We have described the operating constraints (communication models) and the goals (speed and robustness) applicable to biological and computational systems. In this section, we focus on differences in the algorithmic strategies used to achieve these goals and how such strategies are utilized in both domains.

One of the most widely used strategy in biological systems is stochastic decision-making. Randomness is used by biological processes to break symmetry,2 to overcome noise, and to ensure the survival of a population under changing environmental conditions.34 Given the similarities mentioned earlier, it is not surprising that stochasticity has also long been employed within distributed algorithms for very similar purposes. For example, for leader election it was shown that if all processes are initially identical it is impossible to elect a leader without using randomized algorithms (in which case, it can be solved only with high probability5). Similarly, no deterministic algorithm can solve consensus even if only one node fails, while randomized algorithms can handle such failures and foil adversaries.37 Another widely used strategy is feedback, both positive and negative. The use of feedback requires networks that contain several (often quite short) loops. For example, feedback inhibition is an important mechanism used to control the amount or concentration of a substance produced by a biochemical pathway to the appropriate level regardless of its current state or environmental availability. Homeostatic plasticity is another feedback mechanism that regulates activity levels of neurons to a certain range as a means to control circuit activity and prevent runaway excitation (seizures). Feedback is also central to several computational routing and initialization algorithms (using various types of backward acknowledgments). While useful, feedback can also amplify errors and noise in the system. This occurs in many message-passing schemes when incorrect or malicious information is distributed and amplified through the network over time. Biological systems can deal with this by adjusting network topology as mentioned earlier.

One common difference is in using unique identifiers for nodes. As mentioned in the communication models section, message sizes are usually one bit or of constant size indicting that unlike many traditional distributed algorithms, biological processes do not use such an identifier to label the sender and receiver. While targeted interactions do exist in biology (for example, synapses between two neural cells or domains mediating protein interactions), a node receiving two messages usually cannot tell if these messages came from the same node or two different nodes.

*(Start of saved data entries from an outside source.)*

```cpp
#ifdef LNN_TIMING_EXPERIMENTS
#define LNN_DBG_IS(p, v) ((p).dbg_maxtr == (v))
#define LNN_DBG_MAXTR(p) ((p).dbg_maxtr)
#else
#define LNN_DBG_IS(p, v) false
#define LNN_DBG_MAXTR(p) 0u
#endif
struct Plan {
    uint32_t C, S, bits, L, R, ms, F, J;
    uint32_t hist;
    uint32_t rows16;
    uint32_t search_long;
    uint32_t job_off;
    uint32_t prep_general;
    uint32_t prep_defer;
    uint32_t *prep_slow_n, *prep_slow_rows;
    uint32_t fused_last;
    RowRuns runs[2];
    uint32_t P[LNN_MAXL], coef_off[LNN_MAXL];
    double regs[LNN_MAXR];
    double scale;
    const int32_t *pcm; int32_t *resid; int32_t *prm; double *stats;
    uint32_t pcm16;
    const uint32_t *cls_of_frame; const uint32_t *frame_map; const DevClass *cls; const double *sintab; const double *wtab;
    int32_t *xint, *xtmp;
    double *sig;
    double *acorr;
    double *tcoef;
    double *ptail; uint8_t *ptail_set;
    double *tloss;
    double *tsum;
    uint32_t npart;
    double *txmax;
    double *thsum;
    uint8_t *uncertain;
    uint32_t *ucount;
    unsigned long long *min_margin;
    uint32_t dbg_maxtr;
    uint32_t force_exact;
    double *lparams;
    uint32_t *lunits;
    double *jloss, *jtail;
    const double *job_reg;
    const uint32_t *af_best; const double *af_loss;
    double *af_a;
    double *af_inv;
    double *af_R;
    uint32_t af_Rstride;
    double *af_rv, *af_invd;
    double *af_obj, *af_prev;
    uint32_t *af_state;
    uint32_t *af_prob, *af_nprob;
    double *af_pivot;
    double *capture;
};
#define LNN_CAP_WORDS   8

typedef const double __attribute__((address_space(4))) *lnn_cdp;

__device__ __forceinline__ int32_t pcm24_at(const void *base, size_t i)
{
    const uint8_t *b = (const uint8_t *)base + 3u * i;
    return (int32_t)((uint32_t)b[0] | ((uint32_t)b[1] << 8)) | ((int32_t)(int8_t)b[2] << 16);
}
__device__ __forceinline__ int32_t pcm_at(const Plan &p, size_t i) { return p.pcm16 == 1u ? (int32_t)((const int16_t *)p.pcm)[i] : (p.pcm16 == 2u ? pcm24_at(p.pcm, i) : p.pcm[i]); }

__device__ __forceinline__ double round_away(double d) { return (d >= 0.0) ? floor(d + 0.5) : -floor(-d + 0.5); }
__device__ __forceinline__ int32_t mulshr5(int32_t x, int32_t c) { return (int32_t)((uint32_t)x * (uint32_t)c) >> 5; }

__device__ void levinson(const double *r, double r0, uint32_t order, double *a, double *parcor_out)
{
    for (uint32_t i = 0; i < order + 2; i++) a[i] = 0.0;
    a[0] = 1.0;
    double ek = r0;
    a[1] = -r[1] / r0;
    if (parcor_out) parcor_out[0] = r[1] / ek;
    ek += r[1] * a[1];
    for (uint32_t k = 1; k < order; k++) {
        double gamma = 0.0;
        for (uint32_t i = 0; i < k + 1; i++) gamma += a[i] * r[k + 1 - i];
        gamma /= -ek;
        ek *= (1.0 - gamma * gamma);
        const double a0 = 1.0 + gamma * 0.0;
        const double ak1 = 0.0 + gamma * 1.0;
        uint32_t i = 1, j = k;
        while (i < j) {
            const double ai = a[i], aj = a[j];
            a[i] = ai + gamma * aj;
            a[j] = aj + gamma * ai;
            i++; j--;
        }
        if (i == j) { const double ai = a[i]; a[i] = ai + gamma * ai; }
        a[0] = a0; a[k + 1] = ak1;
        if (parcor_out) parcor_out[k] = -gamma;
    }
}


#endif
```

linne_amd/csrc/lnn_device.hip:

```cpp
#include <hip/hip_runtime.h>
#include <float.h>
#include <math.h>
#include <stdint.h>
#include <stdio.h>
#include <stdlib.h>
#include <string.h>
#include <atomic>
#include <new>
#include <vector>

#include "linne_amd.h"
#include "lnn_common.h"
#include "lnn_host.h"
#include "linne_decoder.h"
#include "linne_encoder.h"

#include "lnn_dev_common.h"
#include "lnn_k_prep.h"
#include "lnn_k_autocorr.h"
#include "lnn_k_levinson.h"
#include "lnn_k_fir.h"
#include "lnn_k_search.h"
#include "lnn_k_fwdloss.h"
#include "lnn_k_lastlayer.h"
#include "lnn_k_af.h"
#include "lnn_k_train.h"
#include "lnn_k_decode.h"
#include "lnn_k_decode_rows.h"
#include "lnn_k_decode_fused.h"
#include "lnn_k_finalize.h"
#include "lnn_k_rice.h"
#include "lnn_k_stream.h"
#include "lnn_k_index_batch.h"
#include "lnn_k_windows.h"
#include "lnn_k_stream_enc.h"
#include "lnn_stream_batch.h"
#include "lnn_k_splice.h"
static_assert(LINNE_AMD_T_IB_HEADERS == 69 && LINNE_AMD_T_IB_BEHIND == 70, "the index batch's timing kinds are 69 and 70");
static_assert(LINNE_AMD_SPLICE_T_COPY == 71 && LINNE_AMD_SPLICE_T_HEADER == 72, "the splice call's timing kinds are 71 and 72");
static_assert(LNN_FIR_TILE == FIR_TILE && LNN_FIR_WAVES == FIR_THREADS / 64 && LNN_SELW_MAXPART == SELW_MAXPART && LNN_SEARCH_JOB_MIN == SEARCH_JOB_MIN && LNN_LEV_MAXRIDE == LEV_MAXRIDE, "lnn_forms.h and the kernels disagree");
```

Finally, while several distributed computing algorithms use majority voting37 to solve coordination problems, biological systems often employ weighted voting schemes. This allows some nodes to have a greater influence on a population based on their own belief. For example, in bacterial swarms, a subgroup may find an undesirable path when foraging and lead the entire population astray. To overcome this, it was found that bacterium can dynamically adjust their decisions based on their own confidence and messages received from other cells.50 While many of the rules used by these and other weighted-voting systems are yet to be worked out, they will likely be applicable in similar computing scenarios, for example, when programming distributed robot swarms for search-and-rescue operations.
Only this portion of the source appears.